A przecież to był prawdziwy, niezwykle atrakcyjny, zmysłowy, piekielnie seksowny facet, świadomy tego, w jaki sposób działa na kobiety. Niezależnie od okresu swojego życia, w którym aktualnie się znajdował, czy jako nastolatek, czy młody 20-30-latek, czy dojrzały mężczyzna w wieku 40 + VAT, zawsze miał w sobie to "coś", ten zwierzęcy wręcz magnetyzm, który przyciągał. I nieistotne, czy był jeszcze czarny czy już biały, czy z szerszym czy z węższym nosem, z kręconymi czy prostymi włosami, itd. Jego zniewalający uśmiech, magiczne spojrzenie i sprężyste, kocie ruchy pozostawały niezmienne.
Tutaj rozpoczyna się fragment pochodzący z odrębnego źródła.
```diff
diff --git a/dove_amd/vae.py b/dove_amd/vae.py
--- a/dove_amd/vae.py
+++ b/dove_amd/vae.py
@@ -183,27 +183,30 @@
     _piece_role = None
     _nb = 1
 
-    def _norm_silu(self, x, name, zq=None):
+    def _norm_silu(self, x, name, zq=None, shortcut=None):
         nb = self._nb
         if self._gn_hook is not None:
             stats = self._gn_hook(x)
         else:
             stats = ops.groupnorm_stats_of(x, self.eps, nb)
         g, b = self.aff[name]
-        if zq is None:
-            return ops.groupnorm_apply(x, stats, g, b, silu=True, nb=nb)
-        yb = ops.conv(zq, self.pc[name + ".yb"])
-        ratio = x.shape[1] // zq.shape[1]
-        assert x.shape[1] == zq.shape[1] * ratio and x.shape[2] == zq.shape[2] * ratio and ratio & (ratio - 1) == 0
-        return ops.groupnorm_apply(x, stats, g, b, silu=True, yb=yb, sshift=ratio.bit_length() - 1,
-                                   tmap=spatial_norm_tmap(x.shape[0] // nb, zq.shape[0] // nb), nb=nb)
+        kw = {}
+        if zq is not None:
+            ratio = x.shape[1] // zq.shape[1]
+            assert x.shape[1] == zq.shape[1] * ratio and x.shape[2] == zq.shape[2] * ratio and ratio & (ratio - 1) == 0
+            kw = dict(yb=ops.conv(zq, self.pc[name + ".yb"]),
+                      sshift=ratio.bit_length() - 1, tmap=spatial_norm_tmap(x.shape[0] // nb, zq.shape[0] // nb))
+        if shortcut is not None:
+            return ops.groupnorm_apply_shortcut(x, stats, g, b, self.pc[shortcut], silu=True, nb=nb, **kw)
+        return ops.groupnorm_apply(x, stats, g, b, silu=True, nb=nb, **kw)
 
     def _resnet(self, x, name, cache, zq=None, tdup=0):
-        h = self._norm_silu(x, name + ".norm1", zq)
+        if name + ".conv_shortcut" in self.pc:
+            h, x = self._norm_silu(x, name + ".norm1", zq, shortcut=name + ".conv_shortcut")
+        else:
+            h = self._norm_silu(x, name + ".norm1", zq)
         h = self._cconv(h, name + ".conv1", cache, gn_eps=self.eps, tdup=tdup)
         h = self._norm_silu(h, name + ".norm2", zq)
-        if name + ".conv_shortcut" in self.pc:
-            x = ops.conv(x, self.pc[name + ".conv_shortcut"])
         return self._cconv(h, name + ".conv2", cache, resid=x, gn_eps=self.eps)
 
     def _downsample(self, x, name, compress_time):
diff --git a/include/dove_hip.h b/include/dove_hip.h
--- a/include/dove_hip.h
+++ b/include/dove_hip.h
@@ -65,6 +65,10 @@
                                  const float* beta, int silu, const void* yb, int Tz, int hz, int wz, int sshift, const int* tmap,
                                  void* stream);
 int dove_avgpool_time_nb_bf16(const void* x, int nb, int T, long long frame_elems, void* y, void* stream);
+
+int dove_groupnorm_apply_shortcut_bf16(const void* x, void* y, long long ldy, int nb, int T, int H, int W, int C, const float* stats,
+                                       const float* gamma, const float* beta, int silu, const void* yb, int Tz, int hz, int wz, int sshift,
+                                       const int* tmap, const void* w, const float* bias, int Cout, void* s, long long lds, void* stream);
 
 int dove_layernorm_modulate_bf16(const void* x, void* y, long long rows, int D, float eps, const float* gamma,
                                  const float* beta, const float* mod, long long split, void* stream);
```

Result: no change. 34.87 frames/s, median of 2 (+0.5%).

Jak napisano swego czasu w jednej z recenzji, gdyby dał choć przez sekundę znak, że jest osiągalny, mało która kobieta mogłaby mu się oprzeć.

Dlaczego więc zdrowy, normalny, dojrzały i tak atrakcyjny mężczyzna nie mógł napisać i wykonać piosenki traktującej li tylko o pierwotnej żądzy, podnieceniu i pragnieniu, zespoleniu się dwojga kochanków w akcie seksualnym i kulminacji tegoż bez ukrytych podtekstów w warstwie słownej? Oczywiście, że mógł, a że to jednak nasz nieco pruderyjny Michael, więc ubrał to wszystko w terminy przynależne fizyce, co paradoksalnie dodatkowo uwypukliło kipiące z tej piosenki napięcie seksualne i pożądanie.
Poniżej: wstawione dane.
struct DevBuf {
  void* p = nullptr;
  size_t cap = 0;
  hipError_t reserve(size_t bytes) {
    if (bytes <= cap) return hipSuccess;
    if (p) (void)hipFree(p);
    p = nullptr;
    cap = 0;
    size_t want = std::max<size_t>(bytes, 4096);
// ... 2782 lines not shown
  if (n == 0) return TFS_SUCCESS;
  HIP_TRY(ctx, hipSetDevice(ctx->device));
  hipStream_t st = ctx->stream;
  const size_t pbytes = size_t(n) * sizeof(tfs_receive_part);
  HIP_TRY(ctx, s->d_parts.reserve(pbytes + 4u));
  HIP_TRY(ctx, s->h_parts.reserve(pbytes + 4u));
  tfs_receive_part* d_parts = static_cast<tfs_receive_part*>(s->d_parts.p);
  uint32_t* d_bad = reinterpret_cast<uint32_t*>(static_cast<uint8_t*>(s->d_parts.p) + pbytes);
  HIP_TRY(ctx, hipMemsetAsync(d_bad, 0, 4u, st));
  void* zbase = nullptr;
  const bool zc = is_pinned_host(base) && host_dev_ptr(base, &zbase);
  (void)hipGetLastError();
  if (zc) {
    if (const int rc = recv_enqueue(s, st, static_cast<const uint8_t*>(zbase), descs, n, d_parts, d_bad)) return rc;
  } else {
    const uint64_t piece = std::max<uint64_t>(ctx->read_piece.load(std::memory_order_relaxed), 1u);
    const uint8_t* b8 = static_cast<const uint8_t*>(base);
    std::vector<tfs_receive_desc> pd;
    for (uint32_t j0 = 0; j0 < n;) {
      uint64_t lo = UINT64_MAX, hi = 0;
      uint32_t j1 = j0;
      pd.clear();
      for (; j1 < n; ++j1) {
        tfs_receive_desc d = descs[j1];
        d.avail = kRecvOverhead + uint32_t(d.data_len);
        const uint64_t nlo = std::min(lo, d.frame_off), nhi = std::max(hi, d.frame_off + d.avail);
        if (j1 > j0 && nhi - nlo > piece) break;
        lo = nlo, hi = nhi;
        pd.push_back(d);
      }
      const uint64_t span = hi - lo, sa = lo & 15u;
      HIP_TRY(ctx, s->h_stage.reserve(span + 32u));
      HIP_TRY(ctx, s->d_stage.reserve(span + 32u));
      memcpy(static_cast<uint8_t*>(s->h_stage.p) + sa, b8 + lo, span);
      HIP_TRY(ctx, hipMemcpyAsync(static_cast<uint8_t*>(s->d_stage.p) + sa, static_cast<uint8_t*>(s->h_stage.p) + sa, span,
                                  hipMemcpyHostToDevice, st));
      for (auto& d : pd) d.frame_off -= lo;
      if (const int rc = recv_enqueue(s, st, static_cast<const uint8_t*>(s->d_stage.p) + sa, pd.data(), j1 - j0,
                                      d_parts + j0, d_bad))
        return rc;
      HIP_TRY(ctx, hipStreamSynchronize(st));
      j0 = j1;
    }
  }
  HIP_TRY(ctx, hipMemcpyAsync(s->h_parts.p, s->d_parts.p, pbytes + 4u, hipMemcpyDeviceToHost, st));
  HIP_TRY(ctx, hipStreamSynchronize(st));
  memcpy(parts, s->h_parts.p, pbytes);
  if (n_bad) {
    uint32_t bad = 0;
    memcpy(&bad, static_cast<const uint8_t*>(s->h_parts.p) + pbytes, 4u);
    *n_bad += bad;
  }
  s->stream = st, s->stream_set = true;
  s->cursor = end;
  return TFS_SUCCESS;
}

int tfs_receive_finish(tfs_receive* s, const tfs_raw_meta* metas, uint32_t n, uint32_t* out_crc, int32_t* out_status,
                       uint32_t* n_bad, int32_t* out_total) {
  if (!s) return TFS_EXIT_PARAMETER_ERROR;
  tfs_crc_ctx* ctx = s->ctx;
  if (s->finished) return set_err(ctx, TFS_EXIT_PARAMETER_ERROR, "receive finish: called twice");
  if (n && !metas) return set_err(ctx, TFS_EXIT_PARAMETER_ERROR, "receive finish: %u records and no metas", n);
  HIP_TRY(ctx, hipSetDevice(ctx->device));
  s->finished = true;
  hipStream_t st = s->stream_set ? s->stream : ctx->stream;
  if (!s->waited) {
    if (st != ctx->stream) HIP_TRY(ctx, hipStreamWaitEvent(st, s->ready, 0));
    s->waited = true;
  }
  const uint32_t* hr = nullptr;
  if (n) {
    s->recs.resize(n);
    s->res.resize(size_t(n) * 2u);
    for (uint32_t i = 0; i < n; ++i) s->recs[i] = recv_make_rec(metas[i], s->cursor);
    const size_t rbytes = size_t(n) * sizeof(RecvRec);
    uint8_t* d_fin = s->fin();
    if (n > kRecvFinRecs) {
      HIP_TRY(ctx, s->d_fin.reserve(rbytes + size_t(n) * 8u));
      d_fin = static_cast<uint8_t*>(s->d_fin.p);
    }
    uint32_t* d_crc = reinterpret_cast<uint32_t*>(d_fin + rbytes);
    HIP_TRY(ctx, hipMemcpyAsync(d_fin, s->recs.data(), rbytes, hipMemcpyHostToDevice, st));
    HIP_TRY(ctx, launch_receive_finish(reinterpret_cast<const RecvRec*>(d_fin), n, s->d_image, s->words(), d_crc,
                                       reinterpret_cast<int32_t*>(d_crc + n), st));
    HIP_TRY(ctx, hipMemcpyAsync(s->res.data(), d_crc, size_t(n) * 8u, hipMemcpyDeviceToHost, st));
    hr = s->res.data();
  }
  HIP_TRY(ctx, hipStreamSynchronize(st));
  uint32_t bad = 0;
  for (uint32_t i = 0; i < n; ++i) {
    const int32_t status = int32_t(hr[n + i]);
    if (out_crc) out_crc[i] = hr[i];
    if (out_status) out_status[i] = status;
    bad += status != TFS_SUCCESS ? 1u : 0u;
  }
  if (n_bad) *n_bad += bad;
  if (out_total) *out_total = int32_t(s->cursor);
  return TFS_SUCCESS;
}

int tfs_receive_free(tfs_receive* s) {
  if (!s) return TFS_EXIT_PARAMETER_ERROR;
  (void)hipSetDevice(s->ctx->device);
  if (s->stream_set) (void)hipStreamSynchronize(s->stream);
  if (!s->waited && s->ready) (void)hipEventSynchronize(s->ready);
  s->release();
  delete s;
  return TFS_SUCCESS;
}


extern "C++" {
namespace {

int mir_call_checks(tfs_crc_ctx* ctx, const tfs_mirror_cfg* cfg, const void* src, uint64_t src_len,
                    const tfs_mirror_job* jobs, uint32_t n, const uint64_t* ds, uint32_t ds_n, const void* out,
                    uint64_t out_cap, const void* results, std::vector<int32_t>* pre) {
  if (!cfg || !out || !results || (n && !jobs) || (ds_n && !ds) || (src_len && !src)) return TFS_EXIT_PARAMETER_ERROR;
  if (!mir_cfg_ok(*cfg))
    return set_err(ctx, TFS_EXIT_PARAMETER_ERROR, "mirror: first_len %d, frame_len %d, reserved %d are refused",
                   cfg->first_len, cfg->frame_len, int(cfg->reserved));
  pre->resize(n);
  for (uint32_t i = 0; i < n; ++i) (*pre)[i] = mir_pre_status(*cfg, jobs[i], ds_n, src_len, out_cap);
  if (mir_spans_overlap(*cfg, jobs, pre->data(), n))
    return set_err(ctx, TFS_EXIT_PARAMETER_ERROR, "mirror: the spans of two jobs overlap");
  return TFS_SUCCESS;
}

int mir_enqueue(tfs_crc_ctx* ctx, hipStream_t st, const uint8_t* d_src, uint64_t src_len, const tfs_mirror_cfg& cfg,
                const tfs_mirror_job* jobs, const int32_t* pre, uint32_t n, const uint64_t* ds, uint8_t* d_out,
                tfs_mirror_result* d_results, uint32_t* d_n_bad) {
  std::lock_guard<std::mutex> g(ctx->mir_mu);
  MirPlan& p = ctx->mir_plan;
  if (!make_mirror_plan(cfg, jobs, pre, n, ds, &p))
    return set_err(ctx, TFS_EXIT_PARAMETER_ERROR, "mirror: more than 2^31 frames or units in one call");
  const uint32_t nf = uint32_t(p.frames.size()), nu = uint32_t(p.units.size());
  const size_t o_frames = up16(size_t(n) * sizeof(MirJob)), o_units = o_frames + size_t(nf) * sizeof(MirFrame);
  const size_t o_prefix = o_units + size_t(nu) * sizeof(MirUnit), plan_bytes = up16(o_prefix + p.prefix.size());
  const size_t o_ucrc = plan_bytes, o_cap = o_ucrc + up16(size_t(nu) * 4u);
  const size_t o_jstat = o_cap + up16(size_t(n) * kFileInfoSize), total = o_jstat + size_t(n) * 4u;
  ReadPlanSlot& rp = ctx->mir_plans[ctx->mir_plan_next++ % kReadPlanRing];
  if (rp.done) HIP_TRY(ctx, hipEventSynchronize(rp.done));
  HIP_TRY(ctx, rp.h.reserve(plan_bytes));
  HIP_TRY(ctx, rp.d.reserve(total));
  uint8_t* h8 = static_cast<uint8_t*>(rp.h.p);
  uint8_t* d8 = static_cast<uint8_t*>(rp.d.p);
  memcpy(h8, p.jobs.data(), size_t(n) * sizeof(MirJob));
  if (nf) memcpy(h8 + o_frames, p.frames.data(), size_t(nf) * sizeof(MirFrame));
  if (nu) memcpy(h8 + o_units, p.units.data(), size_t(nu) * sizeof(MirUnit));
  if (!p.prefix.empty()) memcpy(h8 + o_prefix, p.prefix.data(), p.prefix.size());
  HIP_TRY(ctx, hipMemcpyAsync(d8, h8, plan_bytes, hipMemcpyHostToDevice, st));
  SCHED_LAUNCH(ctx, st, "mirror",
               launch_mirror(d_src, src_len, reinterpret_cast<const MirJob*>(d8), n,
                             reinterpret_cast<const MirFrame*>(d8 + o_frames), nf,
                             reinterpret_cast<const MirUnit*>(d8 + o_units), nu, d8 + o_prefix, d_out, ctx->d_tables,
                             reinterpret_cast<uint32_t*>(d8 + o_ucrc), d8 + o_cap,
                             reinterpret_cast<int32_t*>(d8 + o_jstat), d_results, d_n_bad, sched, st,
                             throughput_cap(ctx)));
  if (!rp.done) HIP_TRY(ctx, hipEventCreateWithFlags(&rp.done, hipEventDisableTiming));
  HIP_TRY(ctx, hipEventRecord(rp.done, st));
  return TFS_SUCCESS;
}

}
}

A może chciał wyeksponować swoją seksualność, przez lata poddawaną w wątpliwość przez media, udowodnić, że jest prawdziwym, heteroseksualnym facetem ze wszystkimi potrzebami w tym zakresie.

Chyba najmniej istotne jest, czy to ostry seks bez zobowiązań, jednorazowa przygoda dla rozładowania napięcia, czy seks między darzącymi się uczuciem kochankami pozostającymi w stałym związku. Ważne, że jest ostry, intensywny, nastawiony tylko na zaspokojenie fizyczne, bez czułości, bez gry wstępnej, taki pierwotny w swej naturze, z dominującą rolą mężczyzny, któremu kobieta poddaje się całkowicie.Taka forma , jeśli jest akceptowana przez obydwie strony i praktykowana raz na jakiś czas może dodać smaczku, podnieść temperaturę w stałym związku.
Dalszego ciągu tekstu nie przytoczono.